Wood Rot is deep-root fungus that causes structural decay in wood. The best measures that you can take to prevent wood rot are to apply a borate based wood preservative such as Shell-Guard, then to dry the wood out and keep it dry. Perma-Chink Systems' borate wood preservatives are contact killers to wood rot fungus including brown rot, white rot and wet rot. Shell-Guard is the ideal treatment for logs and dimensional lumber in your log home. Shell-Guard prevents and kills wood rot fungi. It also prevents infestation of carpenter ants, wood boring beetles and termites. Shell-Guard is a liquid concentrate that is mixed with an equal amount of water, then applied to clean bare wood surfaces or injected into holes in the wood surface.
Wood rot fungus cannot live when moisture content in wood falls below the 15% to 20% range. You can keep wood dry by applying a water resistant finish such as Lifeline Exterior or Lifeline Ultra -2, followed by a topcoat of Lifeline Advance Gloss or Satin, which protects wood from soaking rains. At the same time, Lifeline breathes to allow the moisture within the logs to dry out. An important precaution is to ensure that all household water management systems are in proper working order, including repairing leaks in plumbing, gutters & downspouts and all other water sources.
Proper treatment of existing rot includes treatment with borates (such as Shell-Guard) to kill the infestation, then to restore structural integrity with wood impregnating and filling epoxies. Shell-Guard is a contact killer to wood rot fungus, including brown rot, white rot and wet rot. M-Balm is a liquid epoxy that soaks into decomposed wood and restores strength. M-Balm can actually make wood stronger than it was before rot set in.

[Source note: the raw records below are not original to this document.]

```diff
@@ -176,15 +165,42 @@
         }
 #pragma unroll
         for (int c = 0; c < 8; ++c) {
-            const int a = a0 + c;
-            if (a >= nI) continue;
+            if (GUARD && a0 + c >= nI) continue;
             cx<R> w = acc[c];
-            if (s.mode == SW_ELIM) w = bb[c] - acc[c];
+            if (elim) w = bb[c] - acc[c];
             re[c] = w.re; im[c] = w.im;
         }
     }
+    tc2::store_b8(chunk, r, kh, re, im);
+}
+
+__global__ void __launch_bounds__(128, 6) tri_apply2_kernel(SweepArgs<float> s, Tc2SweepExtra x) {
+    pdl_trigger();
+    if (!s.rhs_early || s.mode != SW_ELIM) pdl_wait();
+    const int z = blockIdx.z;
+    const int row = chain_row(s.g, s.phase, z, s.step);
+    if (row < 0) { pdl_wait(); return; }
+    const int freq = chain_freq(s.phase, z), dir = chain_dir(s.phase, z);
+    const int nI = s.g.nI;
+    const int kg = blockIdx.x, tn = blockIdx.y;
+    if (sweep_tile_is_zero(s, dir, row, tn)) { pdl_wait(); return; }
+    const int n = tn * tc2::TN + threadIdx.x;
+    const int a0 = kg * 8;
+    const size_t pl = (size_t)s.g.Nx * s.g.Ny;
+    const cx<float>* planes_f = s.planes + (size_t)freq * 9 * pl;
+    const cx<float>* Xf = s.X + (size_t)freq * s.x_stride;
     uint16_t* chunk = x.Wp + (size_t)z * x.wp_stride + ((size_t)tn * (x.kpad / tc2::KC) + (kg >> 1)) * (tc2::B_STAGE / 2);
-    tc2::store_b8(chunk, r, kg & 1, re, im);
+    Coupling lo, hi;
+    sweep_couplings(s.g, s.mode, s.adjoint, dir, row, lo, hi);
+    Coupling cs[2] = {lo, hi};
+    if (!lo.on) cs[0] = hi;
+    const int nc = (int)lo.on + (int)hi.on;
+    const bool interior = a0 >= 1 && a0 + 8 < nI && (tn + 1) * tc2::TN <= s.nrhs;
+    if (interior && nc == 1) tri_apply2_rows<1, false>(s, cs, planes_f, Xf, row, n, a0, chunk, kg & 1);
+    else if (interior && nc == 2) tri_apply2_rows<2, false>(s, cs, planes_f, Xf, row, n, a0, chunk, kg & 1);
+    else if (nc == 1) tri_apply2_rows<1, true>(s, cs, planes_f, Xf, row, n, a0, chunk, kg & 1);
+    else if (nc == 2) tri_apply2_rows<2, true>(s, cs, planes_f, Xf, row, n, a0, chunk, kg & 1);
+    else tri_apply2_rows<0, true>(s, cs, planes_f, Xf, row, n, a0, chunk, kg & 1);
 }
 
 template <bool TA>
diff --git a/waveforminversionust_b200/csrc/ustfwi.cu b/waveforminversionust_b200/csrc/ustfwi.cu
--- a/waveforminversionust_b200/csrc/ustfwi.cu
+++ b/waveforminversionust_b200/csrc/ustfwi.cu
@@ -480,7 +480,8 @@
 }
 
 template <typename R>
-static int sweeps_groups(ust_plan* p, const std::vector<Group>& gs, cx<R>* X, size_t x_stride, int nrhs, int adjoint, bool onehot = false) {
+static int sweeps_groups(ust_plan* p, const std::vector<Group>& gs, cx<R>* X, size_t x_stride, int nrhs, int adjoint, bool onehot = false,
+                         bool rhs_early = false) {
     const Geom& g = p->g;
     std::vector<SweepArgs<R>> sv(gs.size());
     for (size_t i = 0; i < gs.size(); ++i) {
@@ -488,6 +489,7 @@
         const int f0 = gs[i].f0;
         s.g = g; s.adjoint = adjoint; s.nrhs = nrhs;
         s.onehot = (onehot && p->onehot_ok) ? 1 : 0;
+        s.rhs_early = rhs_early ? 1 : 0;
         for (int j = 0; j < 8; ++j) { s.first_row[j] = p->first_row[j]; s.last_row[j] = p->last_row[j]; }
         s.planes = (const cx<R>*)p->planes + (size_t)f0 * 9 * g.N;
         s.T = (const cx<R>*)p->T + (size_t)f0 * g.M * (size_t)g.nP * g.nP;
@@ -600,7 +602,7 @@
         onehot_scatter_kernel<R><<<cdiv_i(nt * q.nf, 256), 256, 0, q.st>>>(Uq, stride, p->src_lin, nt, q.nf);
         UST_LAUNCH_CHECK();
     }
-    UST_TRY(sweeps_groups<R>(p, gs, (cx<R>*)p->U, stride, nt, 0, true));
+    UST_TRY(sweeps_groups<R>(p, gs, (cx<R>*)p->U, stride, nt, 0, true, true));
     for (const Group& q : gs) {
         UST_CUDA(cudaMemsetAsync((cx<R>*)p->Lam + (size_t)q.f0 * stride, 0, stride * q.nf * sizeof(cx<R>), q.st));
         RecvArgs<R> ra;
@@ -612,7 +614,7 @@
         receiver_kernel<R><<<dim3(nt, q.nf), 256, 0, q.st>>>(ra);
         UST_LAUNCH_CHECK();
     }
-    UST_TRY(sweeps_groups<R>(p, gs, (cx<R>*)p->Lam, stride, nt, 1));
+    UST_TRY(sweeps_groups<R>(p, gs, (cx<R>*)p->Lam, stride, nt, 1, false, true));
     for (const Group& q : gs)
         for (int f = q.f0; f < q.f0 + q.nf; ++f) UST_TRY(ring_fix<R>(p, f, (cx<R>*)p->Lam + (size_t)f * stride, nt, 1, false, q.st));
     UST_TRY(join_groups(p, gs));
@@ -645,7 +647,7 @@
         pert_rhs_kernel<R><<<dim3(p->num_sms * 4, q.nf), 256, 0, q.st>>>(pa);
         UST_LAUNCH_CHECK();
     }
-    UST_TRY(sweeps_groups<R>(p, gs, (cx<R>*)p->Lam, stride, nt, 0));
+    UST_TRY(sweeps_groups<R>(p, gs, (cx<R>*)p->Lam, stride, nt, 0, false, true));
     for (const Group& q : gs) {
         LineArgs<R> la;
         la.U = (const cx<R>*)p->U + (size_t)q.f0 * stride; la.Pert = (const cx<R>*)p->Lam + (size_t)q.f0 * stride; la.stride_f = stride;
```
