constexpr size_t kAlignReals = 256 / sizeof(real_t);
size_t r32(size_t n) { return (n + kAlignReals - 1) & ~(kAlignReals - 1); }
// ... 213 lines not shown
                            &out.covptot};
  for (int k = 0; k < 16; ++k) *fi[k] = fld(base + k * plane, stride);
  for (int k = 0; k < 10; ++k) *fo[k] = fld(base + (16 + k) * plane, stride);
}

size_t flat_in_reals(long long ncols_pad, int nlev) { return 15 * r32((size_t)ncols_pad * nlev) + r32((size_t)ncols_pad * (nlev + 1)); }
size_t flat_out_reals(long long ncols_pad, int nlev) { return 6 * r32((size_t)ncols_pad * nlev) + 4 * r32((size_t)ncols_pad * (nlev + 1)); }

struct Timer {
  hipEvent_t a = nullptr, b = nullptr;
  Timer() = default;
  Timer(const Timer&) = delete;
  Timer& operator=(const Timer&) = delete;
  ~Timer() {
    if (a) (void)hipEventDestroy(a);
    if (b) (void)hipEventDestroy(b);
  }
  int start(hipStream_t st) {
    HIP_TRY(hipEventCreate(&a));
    HIP_TRY(hipEventCreate(&b));
    HIP_TRY(hipEventRecord(a, st));
    return 0;
  }
  int stop(hipStream_t st, double* ms) {
    HIP_TRY(hipEventRecord(b, st));
    HIP_TRY(hipEventSynchronize(b));
    float f = 0;
    HIP_TRY(hipEventElapsedTime(&f, a, b));
    if (ms) *ms = f;
    return 0;
  }
};

struct SlabResources {
  hipStream_t s_up = nullptr, s_k = nullptr;
  std::vector<hipEvent_t> ev;
  SlabResources() = default;
  SlabResources(const SlabResources&) = delete;
  SlabResources& operator=(const SlabResources&) = delete;
  ~SlabResources() {
    for (auto e : ev) if (e) (void)hipEventDestroy(e);
    if (s_up) (void)hipStreamDestroy(s_up);
    if (s_k) (void)hipStreamDestroy(s_k);
  }
  int create(size_t nevents) {
    HIP_TRY(hipStreamCreateWithFlags(&s_up, hipStreamNonBlocking));
    HIP_TRY(hipStreamCreateWithFlags(&s_k, hipStreamNonBlocking));
    ev.assign(nevents, nullptr);
    for (auto& e : ev) HIP_TRY(hipEventCreate(&e));
    return 0;
  }
};

HostState host_view(const HostState& h, long long b0, const DevState& d) {
  const long long S = d.S, H = d.H;
  HostState v = h;
  v.pt += b0 * S; v.pq += b0 * S; v.b_cml += b0 * 8 * S; v.b_loc += b0 * 8 * S; v.pap += b0 * S; v.paph += b0 * H;
  v.plu += b0 * S; v.plude += b0 * S; v.pmfu += b0 * S; v.pmfd += b0 * S; v.pa += b0 * S; v.pclv += b0 * 5 * S;
  v.psupsat += b0 * S; v.pcovptot += b0 * S; v.pfplsl += b0 * H; v.pfplsn += b0 * H; v.pfhpsl += b0 * H; v.pfhpsn += b0 * H;
  return v;
}
DevState dev_view(const DevState& d, long long b0, long long nb) {
  const long long S = d.S, H = d.H;
  DevState v = d;
  v.pt += b0 * S; v.pq += b0 * S; v.b_cml += b0 * 8 * S; v.b_loc += b0 * 8 * S; v.pap += b0 * S; v.paph += b0 * H;
  v.plu += b0 * S; v.plude += b0 * S; v.pmfu += b0 * S; v.pmfd += b0 * S; v.pa += b0 * S; v.pclv += b0 * 5 * S;
  v.psupsat += b0 * S; v.pcovptot += b0 * S; v.pfplsl += b0 * H; v.pfplsn += b0 * H; v.pfhpsl += b0 * H; v.pfhpsn += b0 * H;
  v.qsat += b0 * S;
  v.nblocks = nb;
  return v;
}

int upload_slab_sync(const HostState& h, const DevState& d, long long ncols, int nlev, hipStream_t st) {
  int rc = upload(h, d, ncols, nlev, st);
  if (rc) return rc;
  HIP_TRY(hipStreamSynchronize(st));
  return 0;
}
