@@ -198,10 +277,10 @@
         for (int q = 0; q < Q; ++q) acc[i][q] = f32x4{0.f, 0.f, 0.f, 0.f};
     }
     const bool more = t + 1 < T_total;
-    const int w_it = cu_stage + 1 < nstage ? cu_it : cu_it + 1, w_stage = cu_stage + 1 < nstage ? cu_stage + 1 : 0;
-    const char* wn = more ? wptr(w_it, w_stage) : p.wpk;
-    const char* wc = wptr(cu_it, cu_stage);
-    if (!(p.dbg & 2)) {
+    const int w_cg = cu_stage + 1 < nstage ? cu.cg : cu.cg + (cu.b + 1 == nbricks), w_stage = cu_stage + 1 < nstage ? cu_stage + 1 : 0;
+    const char* wn = more ? wptr(w_cg, w_stage) : p.wpk;
+    const char* wc = wptr(cu.cg, cu_stage);
+    {
       constexpr int GT = SPLIT ? 2 : (NT < 4 ? NT : 4), NGT = NT / GT, NG = NTAP * NGT;
       vec8 fb[2][GT][NP];
       auto load_group = [&](const int gi, const int set) {
@@ -244,9 +323,44 @@
     if (++cu_stage < nstage) continue;
     cu_stage = 0;
 
-    {
-      const int cgb = (cu_it / nbricks) * 16 * Q + g * 4 * Q;
-      auto cvt = [](const unsigned w, const int half) { return (float)__builtin_bit_cast(T_, (unsigned short)(half ? w >> 16 : w & 0xffffu)); };
+    const int cgb = cu.cg * 16 * Q + g * 4 * Q;
+    if constexpr (STAGED) {
+      if (more) asm volatile("" ::"v"(wq[0][0][0]) : "memory");
+      else asm volatile("s_waitcnt vmcnt(0)" ::: "memory");
+      __syncthreads();
+      const int lx = cu.bx * LXT + lix;
+      f32x4 bv[Q];
+#pragma unroll
+      for (int q = 0; q < Q; ++q) bv[q] = p.bias ? *(const f32x4*)(p.bias + cgb + q * 4) : f32x4{0.f, 0.f, 0.f, 0.f};
+#pragma unroll
+      for (int i = 0; i < NT; ++i) {
+        uint4* slot = (uint4*)(tile + tslot + ((2 * (i / TY) * C::YB + 2 * (i % TY) * RPT) * C::XV) * 64);
+        const int lz = cu.bz * TZ + i / TY, ly = cu.by * BY + (i % TY) * RPT + liy;
+        const bool in = (lz < p.LD) & (ly < p.LH) & (lx < p.LW);
+        const uint4 r = *slot;
+        const unsigned w[4] = {in ? r.x : 0u, in ? r.y : 0u, in ? r.z : 0u, in ? r.w : 0u};
+#pragma unroll
+        for (int q = 0; q < Q; ++q)
+#pragma unroll
+          for (int j = 0; j < 4; ++j) acc[i][q][j] += bv[q][j] + cvt(w[2 * q + (j >> 1)], j & 1);
+        act_values<ACT, Q>(&acc[i][0], p.slope);
+        unsigned o[4];
+#pragma unroll
+        for (int q = 0; q < Q; ++q) {
+#pragma unroll
+          for (int j = 0; j < 4; ++j)
+            if (RangeCheck<T_>::on) bad |= RangeCheck<T_>::bad(acc[i][q][j]);
+          o[2 * q] = (unsigned)to_bits<T_>(acc[i][q][0]) | ((unsigned)to_bits<T_>(acc[i][q][1]) << 16);
+          o[2 * q + 1] = (unsigned)to_bits<T_>(acc[i][q][2]) | ((unsigned)to_bits<T_>(acc[i][q][3]) << 16);
+        }
+        *slot = make_uint4(o[0], o[1], o[2], o[3]);
+        if (i & 1) __builtin_amdgcn_sched_barrier(0);
+      }
+      out_io = cu_io;
+      out_pend = true;
+      advance(cu);
+      cu_io = io_of(cu);
+    } else {
 #pragma unroll
       for (int q = 0; q < Q; ++q) {
         const f32x4 bv = p.bias ? *(const f32x4*)(p.bias + cgb + q * 4) : f32x4{0.f, 0.f, 0.f, 0.f};
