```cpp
struct Segment {
    float4* blk = nullptr;
    float* scale = nullptr;
// ... 119 lines not shown
                m2 /= 2.0;
            }
            n += 1;
            const double dl = d - mean;
            mean += dl / (double)n;
            m2 += dl * (d - mean);
            spread += (sp - spread) / (double)n;
            smallest = std::min(smallest, d);
        }
        void reset() {
            n = 0;
            mean = m2 = spread = 0.0;
            smallest = INFINITY;
        }
        float gap() const {
            if (n < 128 || holdoff > 0) return NAN;
            const double sd = std::sqrt(m2 / (double)(n - 1));
            if (!(mean > 0.0) || sd > 0.15 * mean) return NAN;
            const double g = std::min(mean - 6.0 * sd, 0.8 * (double)smallest);
            return g > 0.0 ? (float)g : NAN;
        }
    } gaps;
    int64_t gap_rows = -1;
    int gap_k = 0, gap_nseg = 0;
    DevBuf<float> d_cand_s;
    DevBuf<uint32_t> d_tau, d_slots, d_cnt;
    DevBuf<uint64_t> d_cand;
    DevBuf<pcv_hit_dev> d_hits;
    uint8_t* pin_pass = nullptr;
    uint8_t* d_pass = nullptr;
    size_t pass_cap = 0;
    struct Pinned {
        uint32_t cnt[kMfmaQueries];
        uint32_t coarse[3 * kMfmaQueries];
        float spec_base[kMfmaQueries];
        float spec_top[kMfmaQueries];
        float kth[kMfmaQueries];
        pcv_hit_dev hits[kMfmaQueries * kMaxK];
    };
    Pinned* pin = nullptr;
    bool state_clean = false;
    uint32_t cand_cap = 8192;
    uint32_t scan_flags = 0;
    bool fail_copy_alloc = false;
    int mid_copy = PCV_MID_COPY_AUTO;
    bool mid_gave_way = false;
    bool mids_present = false;
    int mid_hot_passes = 0;
    hipStream_t side = nullptr;
    hipEvent_t side_go = nullptr, mid_done = nullptr;
    bool mid_building = false;
    struct MidTask {
        struct Item {
            Segment* g;
            const float4* blk;
            const float* scale;
            const float* scale8;
            uint32_t cap_rows, first_row, rows;
            uint4* mid16;
            float* scale16;
            bool own;
        };
        std::vector<Item> items;
        std::thread th;
        std::atomic<bool> queued{false};
        bool joined = false, failed = false;
    };
// ... 1095 lines not shown
    p.seg = reinterpret_cast<const SegDesc*>(s->d_pass + L.off_seg);
    p.nseg = nseg;
    p.total_blocks = blk0;
    p.D = s->D;
    p.D4 = s->D4;
    p.B = B;
    p.k = k;
    p.metric = s->metric;
    p.tile_rows = kernel == PCV_KERNEL_MFMA ? mfma_tile_rows(B) : 0u;
    p.queries = reinterpret_cast<const float*>(s->d_pass + L.off_q);
    if (ceil_host) {
        std::memcpy(s->pin_pass + L.off_ceil, ceil_host, (size_t)B * sizeof(CeilRec));
        p.ceil = reinterpret_cast<const CeilRec*>(s->d_pass + L.off_ceil);
    }
    p.qf32 = s->d_qf32.p;
    p.qbf16 = s->d_qbf16.p;
    p.q8 = s->d_q8.p;
    p.q8c = s->d_q8c.p;
    p.qraw = s->d_qraw.p;
    p.margin = s->d_margin.p;
    p.margin32 = s->d_margin32.p;
    p.tau = s->d_tau.p;
    p.tau_c = s->d_tau.p + (size_t)kMfmaQueries * kHot;
    p.slots = s->d_slots.p;
    p.cand_cnt = s->d_cnt.p;
    p.cand = s->d_cand.p;
    p.cand_s = s->d_cand_s.p;
    p.out = d_out ? d_out : s->d_hits.p;
    p.out_host = download ? s->pin->hits : nullptr;
    p.cnt_host = s->pin->cnt;
    p.coarse_host = s->pin->coarse;
    p.flag_rec = d_flag;
    p.cand_cap = s->cand_cap;
    p.flags = (s->scan_flags & ~(16u | 64u | kFlagSix)) | (src_kind == 1 ? 16u : 0u) | (src_kind == 2 ? 64u : 0u);
    const bool six = src_kind == 2 && have_six && nseg > 0 && s->kernel == PCV_KERNEL_AUTO && !(s->scan_flags & kTuneNoSix) &&
                     mfma8_six_pass(B, s->Dp, p.flags, nseg);
    if (six) p.flags |= kFlagSix;
    const uint32_t seed_parts = ((s->scan_flags >> 16) & 0xff) ? ((s->scan_flags >> 16) & 0xff) : kSeedParts;
    p.seed_blocks = std::min<uint32_t>(std::min<uint32_t>(seed_parts, kSeedParts) * kSeedPartRows / kBlockRows, segs[0].g->nblocks());
    p.seed_shift = 0;
    while (((uint64_t)p.seed_blocks << (p.seed_shift + 1)) <= segs[0].g->nblocks() && p.seed_shift < 20) ++p.seed_shift;
    p.spec = s->d_spec.p;
    p.spec_rank = 0;
    p.spec_gap = NAN;
    p.spec_spread = 0.0f;
    p.spec_base_host = s->pin->spec_base;
    p.spec_top_host = s->pin->spec_top;
    p.kth_host = s->pin->kth;
    if (s->gap_rows != rows || s->gap_k != k || s->gap_nseg != nseg) {
        s->gap_rows = rows;
        s->gap_k = k;
        s->gap_nseg = nseg;
        s->gaps.reset();
    }
    if (kernel == PCV_KERNEL_MFMA && !s->spec_hold && s->spec_rest == 0 && !(s->scan_flags & 32u) && k >= 2 && !ceil_host) {
        if (!(s->scan_flags & 128u)) p.spec_gap = s->gaps.gap();
        p.spec_spread = (float)s->gaps.spread;
        const double r = (double)std::min<int64_t>(tab[0].nrows, (int64_t)p.seed_blocks * kBlockRows) / (double)std::max<int64_t>(rows, 1);
        double binom = 1.0, rj = 1.0;
        for (int j = 1; j < k && r < 0.25; ++j) {
            binom *= (double)(k - j) / (double)j;
            rj *= r;
            if (binom * rj < 1e-6) {
                p.spec_rank = j;
                break;
            }
        }
// ... 137 lines not shown
        ms_scan = ms_total * s->graph_fixed_ms;
    } else {
        (void)hipEventElapsedTime(&ms_scan, s->ev[1], s->ev[2]);
        s->shape_fixed_ms = ms_total > 0.0f ? std::min(1.0f, std::max(0.0f, ms_scan / ms_total)) : 0.0f;
    }
    s->stats.scan_ms += ms_scan;
    s->stats.total_ms += ms_total;
    s->stats.scan_launches += 1;
    s->stats.rows_scanned += rows;
    s->stats.bytes_algorithmic += rows * (int64_t)s->D * 4;
    s->stats.bytes_streamed += s->pending.stream_bytes;
    s->stats.screening_copy = s->pending.src;
    s->stats.screen_bits = s->pending.src == 2 ? (s->pending.six ? 6 : 8) : 0;

    const uint32_t* cnt = s->pin->cnt;
    uint32_t mx = 0;
    int64_t sum = 0;
    bool guess_failed = false;
    for (int b = 0; b < B; ++b) {
        if (cnt[b] == kSpecFailed) {
            guess_failed = true;
            continue;
        }
        mx = std::max(mx, cnt[b]);
        sum += cnt[b];
    }
    int64_t coarse = 0;
    for (int b = 0; b < B; ++b) {
        coarse += s->pin->coarse[b];
        s->stats.mid_survivors += s->pin->coarse[kMfmaQueries + b];
        if (s->pending.six) s->stats.narrow_survivors += s->pin->coarse[2 * kMfmaQueries + b];
    }
    s->stats.coarse_survivors += coarse;
    s->stats.mid_copy = s->pending.mid ? 1 : 0;
    const int64_t fine_bytes = coarse * (int64_t)s->Dp * 32;
    if (s->pending.src == 2 && !s->pending.mid &&
        (coarse > kMidTrigger * (int64_t)B || fine_bytes * kMidShare > (int64_t)s->pending.int8_bytes))
        s->mid_hot_passes += 1;
    else
        s->mid_hot_passes = 0;
    if (mx <= s->cand_cap && !guess_failed) {
        s->stats.candidates += sum;
        s->spec_hold = false;
        if (s->spec_rest > 0) s->spec_rest -= 1;
        if (s->spec_penalty > 0 && ++s->spec_clean >= 4096) s->spec_penalty = s->spec_clean = 0;
        if (s->pending.guessing) {
            for (int b = 0; b < B; ++b) {
                const float d = s->pin->kth[b] - s->pin->spec_base[b];
                const float sp = s->pin->spec_top[b] - s->pin->spec_base[b];
                if (d == d && std::isfinite(d) && sp == sp && std::isfinite(sp)) s->gaps.add(d, sp);
            }
        }
        if (s->gaps.holdoff > 0) s->gaps.holdoff -= 1;
        return false;
    }
    if (guess_failed) {
        s->stats.speculation_reruns += 1;
        s->spec_hold = true;
        if (s->pending.learned) {
            s->gaps.reset();
            s->gaps.holdoff = 256;
        } else {
            s->spec_penalty = std::min(1024, s->spec_penalty ? 2 * s->spec_penalty : 16);
            s->spec_rest = s->spec_penalty;
            s->spec_clean = 0;
        }
// ... 1205 lines not shown
        if (c->pin_cap < n + 1) {
            if (c->pin_hits) (void)hipHostFree(c->pin_hits);
            c->pin_hits = nullptr;
            c->pin_cap = 0;
            PCV_HIP(hipHostMalloc((void**)&c->pin_hits, (n + 1) * sizeof(pcv_hit_dev), hipHostMallocDefault));
            c->pin_cap = n + 1;
        }
        auto exchange = [&](const pcv_hit_dev* local, size_t nq, int flagged) {
            const size_t rec = nq * k + flagged;
            rccl_check(rccl().AllGather(local, c->d_gathered.p, rec * sizeof(pcv_hit_dev),  0, c->comm, st),
                       "ncclAllGather");
            launch_merge(st, c->d_gathered.p, c->world, (int)nq, k, c->d_merged.p, flagged);
            PCV_HIP(hipMemcpyAsync(c->pin_hits, c->d_merged.p, rec * sizeof(pcv_hit_dev), hipMemcpyDeviceToHost, st));
        };
        const int qstep = pass_queries(s, pick_kernel(s, n_queries), true);
        std::vector<pcv_hit_dev> all(n);
        pcv_scan_stats total{};
        auto accumulate = [&] {
            total.rows_scanned += s->stats.rows_scanned;
            total.bytes_algorithmic += s->stats.bytes_algorithmic;
            total.scan_ms += s->stats.scan_ms;
            total.total_ms += s->stats.total_ms;
            total.candidates += s->stats.candidates;
            total.scan_launches += s->stats.scan_launches;
            total.overflow_reruns += s->stats.overflow_reruns;
            total.speculation_reruns += s->stats.speculation_reruns;
            total.host_enqueue_ms += s->stats.host_enqueue_ms;
            total.host_wait_ms += s->stats.host_wait_ms;
            total.kernel_used = s->stats.kernel_used;
            total.bytes_streamed += s->stats.bytes_streamed;
            total.coarse_survivors += s->stats.coarse_survivors;
            total.mid_survivors += s->stats.mid_survivors;
            total.narrow_survivors += s->stats.narrow_survivors;
            total.mid_copy = s->stats.mid_copy;
            total.screening_copy = s->stats.screening_copy;
            total.screen_bits = s->stats.screen_bits;
        };
        for (int q0 = 0; q0 < n_queries; q0 += qstep) {
            const int B = std::min(qstep, n_queries - q0);
            const size_t nb = (size_t)B * k;
            for (int attempt = 0;; ++attempt) {
                device_begin(s, queries + (size_t)q0 * s->D, B, source_ids, n_sources, k, c->d_local.p, queries_on_device);
                try {
                    exchange(c->d_local.p, (size_t)B, 1);
                } catch (...) {
                    try {
                        finish_pass(s);
                    } catch (...) {
                    }
                    throw;
                }
                finish_pass(s);
                const bool again = c->pin_hits[nb].pos != 0;
                if (!again) std::memcpy(all.data() + (size_t)q0 * k, c->pin_hits, nb * sizeof(pcv_hit_dev));
                accumulate();
                if (!again) break;
                s->spec_hold = true;
                PCV_REQUIRE(attempt < 7,
                            "search_sharded: the step is still incomplete on some rank after %d repeats (on this rank: %d candidate-list "
                            "overflows, %d speculative thresholds that did not hold)",
                            attempt + 1, total.overflow_reruns, total.speculation_reruns);
            }
        }
        s->stats = total;
        hits_to_outputs(s->metric, s->D, all.data(), n_queries, k, out_ids, out_scores, out_counts);
    });
// ... 51 lines not shown
```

E-Wood epoxy filler is used to fill voids in severely decomposed wood. These epoxies work for dimensional lumber, trim, log repair or any wood repair. Both M-Balm and E-Wood can be tooled with normal wood working equipment, including sanders, planers and drills. After restoration, be sure to remove sources of water and seal wood to prevent future decomposition.
Back to top
15. How do I prevent termites, beetles, and carpenter ants? How do I eradicate existing infestations?
Insect infestation presents a greater risk when wood is damp. It is treated similarly to wood rot. Insects are generally drawn to unfinished, damp wood. Borate wood preservatives are effective against most species of wood destroying insects, including termites, carpenter ants and wood boring beetles. Treating your log house during construction with borate preservatives is the best insurance against insects and wood rot that you can have. If you discover insect infestation later in the life of the house, you should always consult a knowledgeable pest control professional. Treating the infested and surrounding areas with an application of Shell-Guard will most often eradicate pests.
Back to top
16. How do I prevent mold, mildew, and algae?
Mold, mildew, and algae are problems, especially in damp regions. All high quality finishes incorporate mildewicides, which help control mildew growth on and in the finish itself. If your wood has an active growth of mildew, it is likely that the mildewicide will not be able to overcome it. The best method of preventing mildew growth underneath exterior finishes is to thoroughly clean the wood surface, then immediately apply exterior finishes before more spores are deposited on the logs. In high humidity areas, you can add Stay Clean to your Lifeline top coat to enhance the mildew-fighting ability.